As-Suyuti achieved recognition as one of the great polymaths of Islamic history. He wrote prolifically — his bibliography numbers over 500 works — across virtually every discipline of the Islamic sciences: Quranic studies, hadith, jurisprudence, language and literature, history, biography, and theology. The range and volume of his output are almost incomprehensible by modern standards, and later scholars debated how thoroughly he had mastered all the fields in which he wrote versus how much was skilled synthesis and compilation.
His scholarly ambition was matched by personal confidence that occasionally became controversial. He claimed the rank of mujtahid — a scholar capable of independent legal reasoning from primary sources — at a time when most authorities held that this level of scholarship was no longer achievable. He also claimed, toward the end of his life, to have received visions confirming his special scholarly status. These claims attracted criticism, but they did not diminish the value of his works.

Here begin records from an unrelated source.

constexpr int ORPW = 1, OPROJ_ROWS = 4 * ORPW;
__device__ __forceinline__ void oproj1_body(const GemvArgs o, const DecodeAttnArgs a, int j) {
    constexpr int K = 2048, NT = 4;
    const int lane = threadIdx.x & 63, wid = threadIdx.x >> 6;
    const int row0 = j * OPROJ_ROWS + wid * ORPW;
    for (int i = 0; i < a.oproj_delay; i++) __builtin_amdgcn_s_sleep(8);
    half8 wv[ORPW][NT];
#pragma unroll
    for (int r = 0; r < ORPW; r++)
#pragma unroll
        for (int t = 0; t < NT; t++)
            wv[r][t] = __builtin_nontemporal_load((const half8 *)(o.W + (long)(row0 + r) * K + t * 512 + lane * 8));
    __shared__ int oready;
    if (threadIdx.x == 0) {
        int ok = 0;
        for (int it = 0; it < a.poll_limit; it++) {
            if (__hip_atomic_load(a.att_done + (j & 7) * 16, __ATOMIC_RELAXED, __HIP_MEMORY_SCOPE_AGENT) >=
                (unsigned)a.n_kv_head) {
                ok = 1;
                break;
            }
            __builtin_amdgcn_s_sleep(4);
        }
        if (a.fence) {
            __builtin_amdgcn_fence(__ATOMIC_ACQUIRE, "agent");
            asm volatile("s_waitcnt vmcnt(0)" ::: "memory");
        }
        if (!ok) __hip_atomic_fetch_or(a.err, (unsigned)DEVERR_O_WAIT, __ATOMIC_RELAXED, __HIP_MEMORY_SCOPE_AGENT);
        oready = ok;
    }
    __syncthreads();
    if (!oready) return;
    u32x4 xv[NT];
    ld_sc1_x4_4(o.xh + lane * 8, xv);
    float res[ORPW];
#pragma unroll
    for (int r = 0; r < ORPW; r++)
        res[r] = __uint_as_float(__hip_atomic_load((const uint32_t *)(o.res + row0 + r), __ATOMIC_RELAXED, __HIP_MEMORY_SCOPE_AGENT));
#pragma unroll
    for (int r = 0; r < ORPW; r++) {
        float acc = 0.f;
#pragma unroll
        for (int t = 0; t < NT; t++) {
            const half8 h = __builtin_bit_cast(half8, xv[t]);
#pragma unroll
            for (int e = 0; e < 8; e++) acc = fmaf((float)wv[r][t][e], (float)h[e], acc);
        }
        acc = wave_sum(acc);
        if (lane == 0) o.out_f32[row0 + r] = fadd_rn(acc, res[r]);
    }
}

__device__ __forceinline__ void ld_sc1_x4_8(const void *base, const uint32_t *off, u32x4 *v) {
    asm volatile(
        "global_load_dwordx4 %0, %8, %16 sc1\n\t"
        "global_load_dwordx4 %1, %9, %16 sc1\n\t"
        "global_load_dwordx4 %2, %10, %16 sc1\n\t"
        "global_load_dwordx4 %3, %11, %16 sc1\n\t"
        "global_load_dwordx4 %4, %12, %16 sc1\n\t"
        "global_load_dwordx4 %5, %13, %16 sc1\n\t"
        "global_load_dwordx4 %6, %14, %16 sc1\n\t"
        "global_load_dwordx4 %7, %15, %16 sc1\n\t"
        "s_waitcnt vmcnt(0)"
        : "=&v"(v[0]), "=&v"(v[1]), "=&v"(v[2]), "=&v"(v[3]), "=&v"(v[4]), "=&v"(v[5]), "=&v"(v[6]), "=&v"(v[7])
        : "v"(off[0]), "v"(off[1]), "v"(off[2]), "v"(off[3]), "v"(off[4]), "v"(off[5]), "v"(off[6]), "v"(off[7]), "s"(base)
        : "memory");
}
__host__ __device__ inline int fx_chain_wgs(int fx, int n_kv_head) { return fx ? n_kv_head : 0; }
struct alignas(16) ChainLds {
    float fsc[2][DX_KC / DX_B * FX_ST];
    uint16_t kmask[2][DX_KC / 16];
    float fwl[2];
};
__device__ __forceinline__ float fx1_gather_weights(const DecodeAttnArgs &a, const int g, const int n, ChainLds &C, const int trow) {
    auto &fsc = C.fsc;
    const int tid = threadIdx.x, lane = tid & 63, wid = tid >> 6;
    const int hh = wid >> 1, wu = __builtin_amdgcn_readfirstlane(wid & 1);
    auto mark = [&](int slot) {
        if (a.trace && tid == 0) a.trace[(long)trow * 8 + slot] = rt_now();
    };
    const uint32_t tag = gran_tag(a.pos[0], a.layer);
    const int np = (n + 1) >> 1;
    {
        const int ld = sgran_ld(a.max_ctx);
        const unsigned long long *gb = a.sgran + (long)(2 * g) * ld;
        uint32_t go[DX_KC / 256];
#pragma unroll
        for (int u = 0; u < DX_KC / 256; u++) {
            const int q = tid + 256 * (u >> 1);
            go[u] = q < np ? (uint32_t)(((u & 1) * ld + 2 * q) * 8) : 0u;
        }
        u32x4 gv[DX_KC / 256];
        bool ok = false;
        int it = 0;
        unsigned long long tis = 0;
        for (; it < a.poll_limit; it++) {
            if (a.trace) tis = rt_now();
            ld_sc1_x4_8(gb, go, gv);
            ok = true;
#pragma unroll
            for (int u = 0; u < DX_KC / 256; u++) {
                const int q = tid + 256 * (u >> 1);
                if (q < np) ok = ok && gv[u][1] == tag && (2 * q + 1 >= n || gv[u][3] == tag);
            }
            if (__syncthreads_and(ok)) break;
            __builtin_amdgcn_s_sleep(2);
        }
        if (a.trace && tid == 0) {
            a.trace[(4010L + g) * 8 + 5] = (unsigned long long)it + 1;
            a.trace[(4010L + g) * 8 + 6] = tis;
        }
        if (!ok && tid == 0) __hip_atomic_fetch_or(a.err, (unsigned)DEVERR_SCORE_WAIT, __ATOMIC_RELAXED, __HIP_MEMORY_SCOPE_AGENT);
#pragma unroll
        for (int u = 0; u < DX_KC / 256; u++) {
            const int q = tid + 256 * (u >> 1), j = 2 * q;
            if (q < np)
                *(float2 *)&fsc[u & 1][(j >> 5) * FX_ST + (j & 31)] = make_float2(__uint_as_float(gv[u][0]), __uint_as_float(gv[u][2]));
        }
    }
    __syncthreads();
    mark(2);
    auto &fwl = C.fwl;
    auto &kmask = C.kmask;
    float M, S;
    {
        float *row = fsc[hh] + lane * FX_ST;
        float sv[DX_B];
#pragma unroll
        for (int i = 0; i < DX_B; i += 4) {
            const floatx4 r = *(const floatx4 *)&row[i];
#pragma unroll
            for (int e = 0; e < 4; e++) sv[i + e] = lane * DX_B + i + e < n ? r[e] : -INFINITY;
        }
        float lm = -INFINITY, lh = -INFINITY;
#pragma unroll
        for (int i = 0; i < DX_B / 2; i++) lh = fmaxf(lh, sv[i]);
#pragma unroll
        for (int i = DX_B / 2; i < DX_B; i++) lm = fmaxf(lm, sv[i]);
        lm = fmaxf(lm, lh);
        const float inc = wave_scan_max(lm);
        const float Mp0 = dpp_ninf<0x138, 0xF>(inc);
        M = lane_f(inc, 63);
        float x[DX_B / 2];
        uint32_t kb = 0;
        auto half = [&](auto hc) {
            constexpr int H = decltype(hc)::value;
            float Mq = H ? fmaxf(Mp0, lh) : Mp0;
#pragma unroll
            for (int i = 0; i < DX_B / 2; i++) {
                const float sc = sv[H * (DX_B / 2) + i];
                const bool gt = sc > Mq;
                const float e = expf(gt ? Mq - sc : sc - Mq);
                x[i] = gt ? -e : (sc != -INFINITY ? e : 0.0f);
                kb |= (uint32_t)gt << i;
                Mq = fmaxf(Mq, sc);
            }
        };
        if (wu) half(std::integral_constant<int, 1>{});
        else half(std::integral_constant<int, 0>{});
        kmask[hh][2 * lane + wu] = (uint16_t)kb;
        __syncthreads();
        mark(6);
#pragma unroll
        for (int i = 0; i < DX_B / 2; i += 4) *(floatx4 *)&row[16 * wu + i] = floatx4{x[i], x[i + 1], x[i + 2], x[i + 3]};
        const int kl = n - 1;
        if (lane == (kl >> 5) && wu == ((kl >> 4) & 1)) {
            fwl[hh] = row[kl & 31];
            row[kl & 31] = 0.0f;
        }
        __syncthreads();
        mark(7);
        const float wl = fwl[hh];
        float Sl = 0.0f;
#pragma unroll
        for (int i = 0; i < DX_B; i += 4) {
            const floatx4 r = *(const floatx4 *)&row[i];
#pragma unroll
            for (int e = 0; e < 4; e++) Sl = __builtin_signbit(r[e]) ? fadd_rn(fmul_rn(Sl, -r[e]), 1.0f) : fadd_rn(fmul_rn(Sl, 1.0f), r[e]);
        }
        if (lane == (kl >> 5)) Sl = __builtin_signbit(wl) ? fadd_rn(fmul_rn(Sl, -wl), 1.0f) : fadd_rn(fmul_rn(Sl, 1.0f), wl);
        const float Ml = fmaxf(Mp0, lm);
        S = wave_sum(Ml == -INFINITY ? 0.0f : Sl * expf(Ml - M));
    }
    return S;
}
__device__ __forceinline__ void fx1_chain_body(const DecodeAttnArgs &a, const int g, ChainLds &C) {
    auto &fsc = C.fsc;
    const int tid = threadIdx.x, lane = tid & 63, wid = tid >> 6;
    const int hh = wid >> 1, wu = __builtin_amdgcn_readfirstlane(wid & 1);
    const int d = 64 * wu + lane, loff = 8 * lane;
    const uint16_t *vt = a.vt + (long)g * 128 * vt_ctx(a.max_ctx) + 64 * wu * 8;
    auto mark = [&](int slot) {
        if (a.trace && tid == 0) a.trace[(4000L + g) * 8 + slot] = rt_now();
    };
    mark(0);
    const int pos = a.pos[0], nkv = pos + 1;
    const uint32_t tag = gran_tag(pos, a.layer);
    const int QD = a.n_head * 128, KD = a.n_kv_head * 128;
    if (a.fx_vpf & 2) {
        typedef __attribute__((address_space(3))) void lds_void_c;
        typedef __attribute__((address_space(1))) void glb_void_c;
        lds_void_c *dst = (lds_void_c *)((float *)fsc + wid * 256);
        for (int kb = hh; kb * 8 < nkv; kb += 2)
            __builtin_amdgcn_global_load_lds((glb_void_c *)(vt + (long)kb * 1024 + loff), dst, 16, 0, 0);
    }
    const int n = nkv;
    const float S = fx1_gather_weights(a, g, n, C, 4000 + g);
    auto &fwl = C.fwl;
    auto &kmask = C.kmask;
    mark(3);
    uint16_t vnew = 0;
    {
        const unsigned long long *gp = a.gran + QD + KD + g * 128 + d;
        unsigned long long v = 0;
        bool ok = false;
        for (int it = 0; it < a.poll_limit; it++) {
            v = __hip_atomic_load(gp, __ATOMIC_RELAXED, __HIP_MEMORY_SCOPE_AGENT);
            ok = (uint32_t)(v >> 32) == tag;
            if (__all(ok)) break;
            __builtin_amdgcn_s_sleep(2);
        }
        if (!__all(ok) && lane == 0) __hip_atomic_fetch_or(a.err, (unsigned)DEVERR_QKV_WAIT, __ATOMIC_RELAXED, __HIP_MEMORY_SCOPE_AGENT);
        vnew = f_to_u16(__uint_as_float((uint32_t)v));
    }
    mark(1);
    const unsigned long long ck0 = a.trace ? clock64() : 0ull;
    f16 acc = 0;
    {
        const int nl = n - 1;
        u32x4 va[DX_Q / 8], vb[DX_Q / 8];
        floatx4 wa, wb;
        const int lastb = nl > 0 ? (nl - 1) >> 3 : 0;
        const int nfull = nl > 0 ? (lastb + 1) >> 3 : 0;
        constexpr uint32_t QB = DX_Q / 8 * 2048;
        const __amdgpu_buffer_rsrc_t vrs = __builtin_amdgcn_make_buffer_rsrc((void *)vt, (short)0, lastb * 2048 + 1024, 0x00020000);
        const uint32_t voff = 16 * lane;
        int jt = 0;
        fx_loadQ(va, vt, loff, 0, lastb);
        fx_w8(fsc[hh], 0, wa, wb);
        uint32_t bm = fx_buffer_bits(kmask[hh]);
        for (; jt + 2 * DX_Q < nfull * DX_Q; jt += 2 * DX_Q, bm >>= 2) {
            fx_loadQ_sb(vb, vrs, voff, (jt / DX_Q + 1) * QB);
            fx_step1_lds_b(va, jt, fsc[hh], kmask[hh], bm & 1u, acc, wa, wb);
            fx_loadQ_sb(va, vrs, voff, (jt / DX_Q + 2) * QB);
            fx_step1_lds_b(vb, jt + DX_Q, fsc[hh], kmask[hh], bm & 2u, acc, wa, wb);
        }
        for (int j0 = jt; j0 < nl; j0 += 2 * DX_Q, bm >>= 2) {
            fx_loadQ(vb, vt, loff, j0 + DX_Q, lastb);
            fx_step1_lds_b(va, j0, fsc[hh], kmask[hh], bm & 1u, acc, wa, wb);
            if (j0 + DX_Q >= nl) break;
            fx_loadQ(va, vt, loff, j0 + 2 * DX_Q, lastb);
            fx_step1_lds_b(vb, j0 + DX_Q, fsc[hh], kmask[hh], bm & 2u, acc, wa, wb);
        }
        acc = fx_key_slow(acc, vnew, fwl[hh]);
    }
    mark(4);
    if (a.trace && lane == 0) {
        a.trace[(4020L + g) * 8 + wid] = rt_now();
        a.trace[(4030L + g) * 8 + wid] = clock64() - ck0;
    }
    if (a.trace && tid == 0) {
        a.trace[(4010L + g) * 8 + 0] = ck0;
        a.trace[(4010L + g) * 8 + 1] = clock64();
        a.trace[(4010L + g) * 8 + 2] = (unsigned long long)n;
    }
    const float ov = (float)acc * (S == 0.0f ? 0.0f : 1.0f / S);
    const uint32_t h16 = f_to_u16(ov);
    const uint32_t hn = __shfl_xor(h16, 1, 64);
    uint16_t *out = a.out + (2 * g + hh) * 128 + d;
    if (a.att_done) {
        if ((lane & 1) == 0) __hip_atomic_store((uint32_t *)out, h16 | (hn << 16), __ATOMIC_RELAXED, __HIP_MEMORY_SCOPE_AGENT);
        asm volatile("s_waitcnt vmcnt(0)" ::: "memory");
        __syncthreads();
        if (a.fence && tid == 0) {
            __builtin_amdgcn_fence(__ATOMIC_RELEASE, "agent");
            asm volatile("s_waitcnt vmcnt(0)" ::: "memory");
        }
        if (a.fence) __syncthreads();
        if (tid < 8) __hip_atomic_fetch_add(a.att_done + tid * 16, 1u, __ATOMIC_RELAXED, __HIP_MEMORY_SCOPE_AGENT);
    } else {
        *out = (uint16_t)h16;
    }
    mark(5);
    if (a.trace && tid == 0) {
        unsigned nk = 0, ng = 0;
        for (int i = 0; i < DX_KC / 16; i++) {
            const unsigned m = kmask[0][i];
            nk += __builtin_popcount(m);
            ng += ((m & 0xffu) != 0) + ((m >> 8) != 0);
        }
        a.trace[(4010L + g) * 8 + 3] = nk;
        a.trace[(4010L + g) * 8 + 4] = ng;
    }
}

In his later years he withdrew from Cairo society to an island in the Nile, where he continued to write and teach. He died in Cairo in 911 AH (1505 CE), leaving a scholarly legacy that shaped Islamic learning for centuries. Al-Itqan fi Ulum al-Quran is considered his greatest single work. The breadth of as-Suyuti's output has sometimes led critics to question the depth of individual works, but al-Itqan is universally acknowledged as a work of genuine scholarly substance, not merely compilation. The mastery it demonstrates of the entire preceding literature on Quranic sciences — bibliographic, critical, and synthetic — could only have been achieved by a scholar of extraordinary learning, and the organizational intelligence evident in its eighty-chapter structure is itself a significant intellectual achievement.